> **INSTRUCTIONS FOR THE TASK**: Within the material below, filter for lines that hold the word "nfib".

> **INFORMATION SUPPLIED**:

template <int DK, int LB>
__global__ __launch_bounds__(256) void k_spoly(const double* __restrict__ mom, int KMp, const double* __restrict__ pairmat,
                                               const double* __restrict__ zbar, const double* __restrict__ zmax2,
                                               const unsigned int* __restrict__ amax, const unsigned int* __restrict__ amaxc,
                                               const float* __restrict__ mu,
                                               int L, int d, int P, int deg, int allow_collapse,
                                               int off1, int off2, int off3, int off4, const short* __restrict__ rtab,
                                               double c0, double c1, double* __restrict__ s12) {
  extern __shared__ double sm[];
  const int po = blockIdx.x, b = blockIdx.y, tid = threadIdx.x;
  const int Po = P - L, p = L + po;
  int a, a2;
  mm_decode_pair_m(p, L, a, a2);
  const int dn = 1 << (LB * deg);
#define MM_PADI(i_) ((i_) + ((i_) >> 5))
  double* T = sm;
  double* U = T + MM_PADI(dn);
  double* nh = U + MM_PADI(dn >> LB);
  double* qh = nh + KMp;
  double* Gs = qh + KMp;
  double* dmu = Gs + DK * DK;
  __shared__ double red[4];
  {
    const double* nm = mom + (((size_t)b * Po + po) * 2 + 0) * MM_MOM_SPLIT * KMp;
    const double* qm = mom + (((size_t)b * Po + po) * 2 + 1) * MM_MOM_SPLIT * KMp;
    for (int k = tid; k < KMp; k += 256) {
      double sn = 0.0, sq = 0.0;
#pragma unroll
      for (int t = 0; t < MM_MOM_SPLIT; ++t) { sn += nm[t * KMp + k]; sq += qm[t * KMp + k]; }
      nh[k] = sn; qh[k] = sq;
    }
    const double* pm = pairmat + ((size_t)b * P + p) * (d * d + 1);
    for (int idx = tid; idx < DK * DK; idx += 256) {
      const int i = idx >> LB, j = idx & (DK - 1);
      Gs[idx] = (i < d && j < d) ? pm[i * d + j] : 0.0;
    }
    const bool rcen = mm_rows_recentred(amax[(size_t)b * Po + po]);
    if (tid < DK) dmu[tid] = (tid < d && !rcen) ? (double)mu[(size_t)b * d + tid] - zbar[a * d + tid] : 0.0;
  }
  __syncthreads();
  const bool coll = allow_collapse && deg >= 3 && mm_item_collapsed(amaxc[(size_t)b * Po + po]);
  const int nmax = coll ? deg : 2;
  double Gr[DK == 8 ? 64 : 1];
  if constexpr (DK == 8) {
#pragma unroll
    for (int i = 0; i < 64; ++i) Gr[i] = Gs[i];
  }
  double total = 0.0;
  for (int n = nmax; n >= 1; --n) {
    const double an = n == 1 ? 1.0 : n == 2 ? 0.5 : n == 3 ? c0 : c1;
    const int dsz = 1 << (LB * n);
    const int offn = n == 1 ? off1 : n == 2 ? off2 : n == 3 ? off3 : off4;
    const short* rtn = rtab + (((1 << (LB * n)) - DK) / (DK - 1));
    for (int idx = tid; idx < dsz; idx += 256) {
      const int r = rtn[idx];
      T[MM_PADI(idx)] = r >= 0 ? qh[offn + r] : 0.0;
    }
    __syncthreads();
    for (int t = 0; t < n; ++t) {
      const int sh = LB * t, nfib = dsz >> LB;
      for (int f = tid; f < nfib; f += 256) {
        const int lo = f & ((1 << sh) - 1), hi = f >> sh;
        const int base = (hi << (sh + LB)) + lo;
        double v[DK];
#pragma unroll
        for (int l = 0; l < DK; ++l) v[l] = T[MM_PADI(base + (l << sh))];
        if constexpr (DK == 8) {
#pragma unroll
          for (int k = 0; k < 8; ++k) {
            double s = 0.0;
#pragma unroll
            for (int l = 0; l < 8; ++l) s = fma(Gr[k * 8 + l], v[l], s);
            T[MM_PADI(base + (k << sh))] = s;
          }
        } else {
#pragma unroll 2
          for (int k = 0; k < DK; ++k) {
            double s = 0.0;
#pragma unroll
            for (int l = 0; l < DK; ++l) s = fma(Gs[k * DK + l], v[l], s);
            T[MM_PADI(base + (k << sh))] = s;
          }
        }
      }
      __syncthreads();
    }
    double* cur = T;
    double* oth = U;
    int ksz = dsz;
    double sign_binom = 1.0;
    for (int k = n; k >= 0; --k) {
      const int offk = k == 0 ? 0 : k == 1 ? off1 : k == 2 ? off2 : k == 3 ? off3 : off4;
      double part = 0.0;
      const short* rtk = rtab + (k ? (((1 << (LB * k)) - DK) / (DK - 1)) : 0);
      for (int idx = tid; idx < ksz; idx += 256) {
        const int r = k ? rtk[idx] : 0;
        if (r >= 0) part = fma(cur[MM_PADI(idx)], nh[offk + r], part);
      }
      total = fma(an * sign_binom, part, total);
      if (k == 0) break;
      const int nsz = ksz >> LB;
      for (int idx = tid; idx < nsz; idx += 256) {
        double s = 0.0;
#pragma unroll
        for (int l = 0; l < DK; ++l) s = fma(cur[MM_PADI(l * nsz + idx)], dmu[l], s);
        oth[MM_PADI(idx)] = s;
      }
      __syncthreads();
      double* tsw = cur; cur = oth; oth = tsw;
      ksz = nsz;
      sign_binom = -sign_binom * (double)k / (double)(n - k + 1);
    }
    __syncthreads();
  }
  const double tot = mm_block_sum256m(total, red);
  if (tid == 0) s12[(size_t)b * Po + po] = tot + nh[0] * qh[0];
#undef MM_PADI
}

> **TASK RESPONSE**:
      const int sh = LB * t, nfib = dsz >> LB;
      for (int f = tid; f < nfib; f += 256) {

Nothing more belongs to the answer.